The result the Court reaches consists with fairness and common sense. Since the Outagamie County Circuit Court had the power to strip the husband of his interest altogether, it can be reasoned that the court granted him the entire property on the condition that his prior interest would terminate and that a lien would attach to a new interest in the whole. The problem with this argument, however, is that there is no indication in the record that the husband consented to the decree. A waiver of this sort may also be contrary to the nonwaiver provision of § 522(f).
Following this analysis, I believe the Bankruptcy Code may be used in some later case to allow a spouse to avoid otherwise valid obligations under a divorce court decree. Though adept drafting of property decrees or the use of court orders directing conveyances in a certain sequence might resolve the problem, it appears that congressional action may be necessary to avoid in some future case the perhaps unjust result the Court today avoids having to consider only because of the fortuity of a litigant’s concession. With these observations, I concur in the opinion and the judgment of the Court.
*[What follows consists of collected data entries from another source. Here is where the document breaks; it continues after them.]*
+__global__ __launch_bounds__(256) void vote_rows_kernel(const int *__restrict__ nh_dev, long max_rows, int n, int groups_per_scene,
+                                                        const float *__restrict__ xyz, const float *__restrict__ new_xyz,
+                                                        const int *__restrict__ idx, const int *__restrict__ pts_cnt,
+                                                        const int *__restrict__ hc, float4 *__restrict__ geo, long long *__restrict__ cntv,
+                                                        double *__restrict__ moments, int *__restrict__ cursor, int *__restrict__ order)
+{
+    assemble_rows_half_body<true>(nh_dev, max_rows, n, groups_per_scene, xyz, new_xyz, idx, pts_cnt, hc, geo, cntv, moments, cursor, order);
+}
+
+constexpr int LF_T = 256;
+constexpr int LF_S = LOSS_FUSED_WGS;
+constexpr int LF_G = 32;
+constexpr int LF_PW = LF_T / LF_G;
+
+static_assert(SCENE_FOLD_INTS == 4, "loss_workspace_floats (loss_terms.h) lays scene_fold's table at the workspace's start");
+
+__device__ __forceinline__ float group_softmax_ce(const float *lg, int c, int label, int l, float &prob)
+{
+    const float x = l < c ? lg[l] : -INFINITY;
+    float m = x;
+#pragma unroll
+    for (int off = LF_G / 2; off > 0; off >>= 1) m = fmaxf(m, __shfl_xor(m, off, LF_G));
+    const float e = l < c ? expf(x - m) : 0.0f;
+    float s = e;
+#pragma unroll
+    for (int off = LF_G / 2; off > 0; off >>= 1) s += __shfl_xor(s, off, LF_G);
+    if ((unsigned)label >= (unsigned)c) {
+        prob = __uint_as_float(0x7FC00000u);
+        return prob;
+    }
+    const float inv = 1.0f / s;
+    prob = e * inv - (l == label ? 1.0f : 0.0f);
+    return logf(s) + m - lg[label];
+}
+
+__global__ __launch_bounds__(LF_T) void votenet_loss_fused_kernel(LossArgs A, int *ws)
+{
+    __shared__ float s_box[LOSS_MAXBOX][8];
+    __shared__ float s_red[LF_T / 64][LOSS_NACC];
+    __shared__ int s_cnt[LF_T / 64][2];
+    __shared__ float s_dual[LOSS_MAXBOX][3];
+    __shared__ int s_dualp[LOSS_MAXBOX];
+    __shared__ int s_last;
+    const int tid = threadIdx.x, lane = tid & 63, wave = tid >> 6, nwave = LF_T / 64;
+    const int b = blockIdx.x / LF_S, sub = blockIdx.x % LF_S;
+    const int B = A.b, N = A.n, P = A.p, BB = A.bb, NH = A.nh, NS = A.ns, NC = A.nc;
+    const int W = 5 + 2 * NH + 4 * NS + NC;
+    int *sticket = ws + SCENE_FOLD_INTS + (size_t)B * LOSS_NACC;
+    float *partial = reinterpret_cast<float *>(sticket + loss_ticket_ints(B));
+    int n_pos = 0, n_neg = 0;
+    for (int sc = 0; sc < B; sc++) {
+        __syncthreads();
+        for (int j = tid; j < BB; j += LF_T)
+            for (int k = 0; k < 3; k++) s_box[j][k] = A.gxyz[(sc * BB + j) * 3 + k];
+        __syncthreads();
+        for (int pq = tid; pq < P; pq += LF_T) {
+            const int q = sc * P + pq;
+            int g;
+            const float best = nearest_box(s_box, BB, A.pxyz[q * 3 + 0], A.pxyz[q * 3 + 1], A.pxyz[q * 3 + 2], g);
+            n_pos += best < A.pos_thr;
+            n_neg += best > A.neg_thr;
+        }
+    }
+    for (int off = 32; off > 0; off >>= 1) {
+        n_pos += __shfl_down(n_pos, off);
+        n_neg += __shfl_down(n_neg, off);
+    }
+    if (lane == 0) {
+        s_cnt[wave][0] = n_pos;
+        s_cnt[wave][1] = n_neg;
+    }
+    __syncthreads();
+    n_pos = n_neg = 0;
+    for (int w = 0; w < nwave; w++) {
+        n_pos += s_cnt[w][0];
+        n_neg += s_cnt[w][1];
+    }
+    const float inv_np = 1.0f / (float)n_pos, inv_nn = 1.0f / (float)n_neg;
+    for (int j = tid; j < BB; j += LF_T) {
+        const int e = b * BB + j;
+        s_box[j][0] = A.gxyz[e * 3 + 0];
+        s_box[j][1] = A.gxyz[e * 3 + 1];
+        s_box[j][2] = A.gxyz[e * 3 + 2];
+        s_box[j][3] = A.glwh[e * 3 + 0] * 0.5f;
+        s_box[j][4] = A.glwh[e * 3 + 1] * 0.5f;
+        s_box[j][5] = A.glwh[e * 3 + 2] * 0.5f;
+        s_box[j][6] = cosf(-A.groty[e]);
+        s_box[j][7] = sinf(-A.groty[e]);
+    }
+    __syncthreads();
+    float acc[LOSS_NACC];
+#pragma unroll
+    for (int i = 0; i < LOSS_NACC; i++) acc[i] = 0.0f;
+    const float inv_bbb = 1.0f / (float)(B * BB);
+    for (int j = wave; j < BB; j += nwave) {
+        const float gx = s_box[j][0], gy = s_box[j][1], gz = s_box[j][2];
+        float best = INFINITY;
+        int bp = 0x7FFFFFFF;
+        for (int p = lane; p < P; p += 64) {
+            const float dx = A.pxyz[(b * P + p) * 3 + 0] - gx, dy = A.pxyz[(b * P + p) * 3 + 1] - gy,
+                        dz = A.pxyz[(b * P + p) * 3 + 2] - gz;
+            const float d = sqrtf(dx * dx + dy * dy + dz * dz);
+            if (d < best) {
+                best = d;
+                bp = p;
+            }
+        }
+        for (int off = 32; off > 0; off >>= 1) {
+            const float ob = __shfl_xor(best, off);
+            const int op = __shfl_xor(bp, off);
+            if (ob < best || (ob == best && op < bp)) {
+                best = ob;
+                bp = op;
+            }
+        }
+        if ((unsigned)bp >= (unsigned)P) bp = 0;
+        if (lane < 3) {
+            const int k = lane, q = b * P + bp;
+            const float cgk = (k == 0 ? gx : (k == 1 ? gy : gz)) - A.pxyz[q * 3 + k];
+            float gr;
+            const float l = huber(A.pout[(size_t)q * A.pout_pitch + 2 + k] - cgk, gr);
+            if (sub == 0) acc[4] += l;
+            s_dual[j][k] = gr * inv_bbb;
+            if (k == 0) s_dualp[j] = bp;
+        }
+    }
+    __syncthreads();
+    const int grp = tid / LF_G, l = tid % LF_G;
+    for (int pq = sub * LF_PW + grp; pq < P; pq += LF_S * LF_PW) {
+        const int q = b * P + pq;
+        const float px = A.pxyz[q * 3 + 0], py = A.pxyz[q * 3 + 1], pz = A.pxyz[q * 3 + 2];
+        int g;
+        const float best = nearest_box(s_box, BB, px, py, pz, g);
+        const float *o = A.pout + (size_t)q * A.pout_pitch;
+        float *go = A.d_pout + (size_t)q * W;
+        const bool pos = best < A.pos_thr, neg = best > A.neg_thr;
+        if ((pos || neg) && l == 0) {
+            float pr[2];
+            const float ce = softmax_ce(o, 2, pos ? 1 : 0, pr);
+            const float w = 0.5f * (pos ? inv_np : inv_nn);
+            if (pos) acc[1] += ce;
+            else acc[2] += ce;
+            go[0] = pr[0] * w;
+            go[1] = pr[1] * w;
+        }
+        float cen = 0.0f;
+        bool touched = false;
+        if (pos) {
+            const int gi = b * BB + g;
+            if (l < 3) {
+                const float cg = s_box[g][l] - (l == 0 ? px : (l == 1 ? py : pz));
+                float gr;
+                acc[3] += huber(o[2 + l] - cg, gr);
+                cen += gr * inv_np;
+                touched = true;
+            }
+            const int hl = A.hlab[gi];
+            const bool hok = (unsigned)hl < (unsigned)NH;
+            float pb;
+            const float hce = group_softmax_ce(o + 5, NH, hl, l, pb);
+            if (l < NH) go[5 + l] = pb * (0.1f * inv_np);
+            if (l == 0) {
+                acc[5] += hce;
+                float gr;
+                acc[6] += huber((hok ? o[5 + NH + hl] : 0.0f) - A.hres[gi], gr);
+                if (hok) go[5 + NH + hl] = gr * inv_np;
+            }
+            const int sl = A.slab[gi], so = 5 + 2 * NH;
+            const bool sok = (unsigned)sl < (unsigned)NS;
+            const float sce = group_softmax_ce(o + so, NS, sl, l, pb);
+            if (l < NS) go[so + l] = pb * (0.1f * inv_np);
+            if (l == 0) acc[7] += sce;
+            if (l < 3) {
+                float gr;
+                acc[8] += huber((sok ? o[so + NS + sl * 3 + l] : 0.0f) - A.sres[gi * 3 + l], gr);
+                if (sok) go[so + NS + sl * 3 + l] = gr * inv_np;
+            }
+            const int co = W - NC;
+            const float cce = group_softmax_ce(o + co, NC, A.sem[gi], l, pb);
+            if (l < NC) go[co + l] = pb * (0.1f * inv_np);
+            if (l == 0) acc[9] += cce;
+        }
+        if (l < 3) {
+            for (int j = 0; j < BB; j++)
+                if (s_dualp[j] == pq) {
+                    cen += s_dual[j][l];
+                    touched = true;
+                }
+            if (touched) {
+                go[2 + l] = cen;
+                A.d_pxyz[q * 3 + l] = cen;
+            }
+        }
+    }
+    const float inv_bn = 1.0f / (float)(B * N);
+    for (int i = sub * LF_T + tid; i < N; i += LF_S * LF_T) {
+        const int e = b * N + i;
+        const float sx = A.seeds[e * 3 + 0], sy = A.seeds[e * 3 + 1], sz = A.seeds[e * 3 + 2];
+        float best = 0.0f;
+        int g = 0;
+        bool surface = false;
+        for (int j = 0; j < BB; j++) {
+            const float dx = fabsf(sx - s_box[j][0]), dy = fabsf(sy - s_box[j][1]), dz = fabsf(sz - s_box[j][2]);
+            const float c = s_box[j][6], s = s_box[j][7];
+            const float rx = c * dx + s * dz, ry = dy, rz = -s * dx + c * dz;
+            surface = surface || (rx < s_box[j][3] && ry < s_box[j][4] && rz < s_box[j][5]);
+            const float d = sqrtf(rx * rx + ry * ry + rz * rz);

 Section 815.20 provides in relevant part:
“Homestead exemption definition.
“(1) An exempt homestead as defined in s. 990.01(14) selected by a resident owner and occupied by him or her shall be exempt from execution, from the lien of every judgment and from liability for the debts of the owner to the amount of $40,000, except mortgages, laborers’, mechanics’ and purchase money liens and taxes and except as otherwise provided. . . . The exemption extends to the interest therein of the tenants in common, having a homestead thereon with the consent of the cotenants, and to any estate less than a fee.”
 Farrey also objected to her former husband’s valuation of the home at $82,750 in his bankruptcy filings. Neither the Bankruptcy Court, the District Court, nor the Court of Appeals resolved this dispute on the merits.
 Other provisions of the Code likewise indicate that Congress used the term “fixing” to refer to the timing of an event. Section 545(1), for example, provides:
“The trustee may avoid the fixing of a statutory lien on property of the debtor to the extent that such lien—
“(1) first becomes effective against the debtor—
“(A) when a case under this title concerning the debtor is commenced;
“(B) when an insolvency proceeding other than under this title concerning the debtor is commenced;
“(C) when a custodian is appointed or authorized to take or takes possession;
“(D) when the debtor become insolvent;
“(E) when the debtor’s financial condition fails to meet a specified standard; or
“(F) at the time of an execution against property of the debtor levied at the instance of an entity other than the holder of such statutory lien.” 11 U. S. C. § 545(1) (emphasis added).
 JUSTICE SCALIA does not join in this paragraph.